Ex-NSA Chief Defends End-to-End Encryption. Isn’t It Surprising?


NSAShort Bytes: Your perception about NSA might change a little after reading the statement by a former director of NSA, General Michael Hayden, where he is trying to see some value in the personal data. He defended end-to-end encryption by calling it good for America.

NSA talking about the data privacy? Does not look absurd? But this is how it was. Now you might want to stop accusing NSA for violating the data privacy. Or maybe not.

General Michael Hayden, has seen some value in preserving secure end-to-end encryption on the web without giving government agencies their own “backdoors”. Backdoors were the places from where government agencies used to monitor the activities over the web for intelligence gathering.
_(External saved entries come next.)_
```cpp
inline size_t headroom(size_t need) { return need + need / 4 + 1024; }
template <class T> struct DevBuf {
    T* p = nullptr;
    size_t cap = 0;
    DevBuf() = default;
    DevBuf(const DevBuf&) = delete;
    ~DevBuf() { if (p) (void)hipFree(p); }
    int alloc(trgl_ctx* c, size_t n);
    int grow(trgl_ctx* c, size_t need, size_t ncap) { return need <= cap ? TRGL_OK : alloc(c, ncap); }
    int grow(trgl_ctx* c, size_t need) { return grow(c, need, headroom(need)); }
    int release(trgl_ctx* c);
// ... 33 lines not shown
    DevBuf<TriRec> recs; DevBuf<TriW> recs_w; DevBuf<uint32_t> cnt; DevBuf<uint2> tilebox;
    PendingRaster rp;
    hipEvent_t ev_pairs = nullptr;
    DevBuf<uint32_t> idbuf;
    DevBuf<BoundsPartial> bounds_scratch;
    DevBuf<uint8_t> mesh_scratch;
    DevBuf<double> zsnap[TRGL_MAX_Z_SNAPSHOTS];
    DevBuf<float> blur_weights; DevBuf<uint8_t> blur_tmp; int blur_radius = 0;
    float* blur_w_pinned = nullptr; size_t blur_w_pinned_cap = 0; hipEvent_t ev_blur_w = nullptr;
    DevBuf<uint32_t> clip_scratch;
    DevBuf<uint8_t> shadow_tmp;
    DevBuf<double> occl_levels, occl_boxes; DevBuf<uint8_t> occl_codes;
    DevBuf<uint32_t> inst_scratch, inst_list; DevBuf<double> inst_mv;
    DevBuf<uint8_t> order_scratch;
    DevBuf<uint8_t> pp_out;
    DevBuf<uint32_t> blk_sums;
    DevBuf<uint32_t> chunk_off;
    DevBuf<uint32_t> keys[2], vals[2]; DevBuf<uint16_t> bmask[2];
    DevBuf<uint32_t> hist, scan_tmp;
    DevBuf<uint32_t> seg_keys, seg_vals, seg_flag;
    uint32_t* seg_flag_pinned = nullptr;
    int bin_mode = 0; uint32_t bin_S = 0, bin_G = 0;
    bool seg_hold = false;
    uint64_t rule_pairs = 0, rule_nblk = 0;
    DevBuf<uint32_t> tile_start;
    DevBuf<uint4> items; DevBuf<uint32_t> n_items;
    DevBuf<unsigned long long> item_stats;
    DevBuf<DrawDesc> draws_dev;
    DevBuf<DevStats> stats_dev;
    DevStats* stats_pinned = nullptr;

    uint64_t triangles_total = 0;
    Snapshot snap;

    bool profiling = false, events_pending = false;
    hipEvent_t ev[6] = { nullptr, nullptr, nullptr, nullptr, nullptr, nullptr };
    double phase_ms[TRGL_NUM_PHASES] = { 0, 0, 0, 0, 0 };
    uint64_t flushes_timed = 0;

    std::vector<UserKind> user;
    std::vector<UserVertex> vertex;

    std::string err;

    size_t bounds_half() const { return ((size_t)tiles_x * tiles_y + 3) & ~size_t(3); }
    uint32_t* tile_end() const { return tile_start.p + bounds_half(); }
// ... 54 lines not shown
```

Baseline: 4.208 billion.

## Make radix scatter persistent with next-chunk prefetch and LDS match-table ranking

The radix scatter kernel now launches at most as many blocks as can be resident, sized by an occupancy query, and loops over chunks in grid-stride fashion. Loads for the next chunk are interleaved with the LDS placement of the current one, so global load latency can overlap with work. Per-digit ranking inside a wave switches from a bit-by-bit ballot loop to wave-scope atomic ORs into a per-wave match table kept in the key staging buffer, and launch bounds now request a minimum occupancy. This adds loop complexity, extra register pressure from double-buffered rounds, and a debug hook to cap the grid size.

Result: faster. 4.291 billion, median of 6 (+2.0%).

```diff
diff --git a/tinyrenderder_amd/api.py b/tinyrenderder_amd/api.py
--- a/tinyrenderder_amd/api.py
+++ b/tinyrenderder_amd/api.py
@@ -177,6 +177,8 @@
         L.trgl_debug_read.argtypes = [vp, C.c_int, C.c_void_p, C.c_size_t, C.POINTER(C.c_size_t)]
     if hasattr(L, "trgl_debug_binning"):
         L.trgl_debug_binning.argtypes = [vp, C.c_int, C.c_uint32, C.c_uint32, C.POINTER(C.c_int), C.POINTER(C.c_int)]
+    if hasattr(L, "trgl_debug_radix_blocks"):
+        L.trgl_debug_radix_blocks.argtypes = [vp, C.c_uint32, C.POINTER(C.c_uint32), C.POINTER(C.c_uint32)]
     L.trgl_selftest_division.argtypes = [vp, C.c_uint64, C.c_uint64, u64p]
     L.trgl_selftest_sampler.argtypes = [vp, C.c_int, C.c_void_p, C.c_uint64, C.c_void_p]
     L.trgl_draw_indexed.argtypes = [vp, C.c_int, C.POINTER(Uniforms), dp, C.c_void_p, C.c_int, C.c_uint64, C.c_void_p, C.c_uint64, C.c_int]
@@ -1315,6 +1317,13 @@
         self._chk(self.L.trgl_debug_binning(self.h, -1 if mode is None else mode, S, G, C.byref(d), C.byref(f)))
         return dict(direct=bool(d.value), fell_back=bool(f.value))
 
+    def debug_radix_blocks(self, n=None):
+        if n is not None:
+            self._radix_blocks = int(n)
+        a, b = C.c_uint32(), C.c_uint32()
+        self._chk(self.L.trgl_debug_radix_blocks(self.h, getattr(self, "_radix_blocks", 0), C.byref(a), C.byref(b)))
+        return dict(first=a.value, last=b.value)
+
     def _debug_read(self, what, dtype):
         need = C.c_size_t()
         self._chk(self.L.trgl_debug_read(self.h, what, None, 0, C.byref(need)))
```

However, the level of intelligence gathering sometimes breached the level of data privacy far more than we even thought of.

Hayden, in a cybersecurity conference in Florida this week, told that —

“I actually think end-to-end encryption is good for America,” Hayden said. “I know encryption represents a particular challenge for the FBI. But on balance, I actually think it creates greater security for the American nation than the alternative: a backdoor.”

Hayden went on to explaining the merits and demerits to banning the use of end-to-end encryption,

“When was the last time you saw the success of legislation designed to prevent technological progress?” Hayden asked rhetorically. “It’s just not gonna happen.”

Major tech giants like Apple, Google, Microsoft, and Facebook have all come out in favor of maintaining secure end-to-end encryption and also not providing any backdoor for the government access.

The FBI has been on the other side of the debate and late last year director James Comey explained that his agency could not read communications between a suspected terrorist and his partners overseas because he was using encrypted communications.

“In May, when two terrorists attempted to kill a whole bunch of people in Garland, Texas, and were stopped by great local law enforcement … that morning before one of those terrorists went to attempt mass murder, he exchanged 109 messages with an overseas terrorist,” Comey explained. “We have no idea what he said because those messages were encrypted. And to this day, I can’t tell you what those messages said with that terrorist 109 times the morning of that attack. That’s a big problem, and we have to grapple with it.”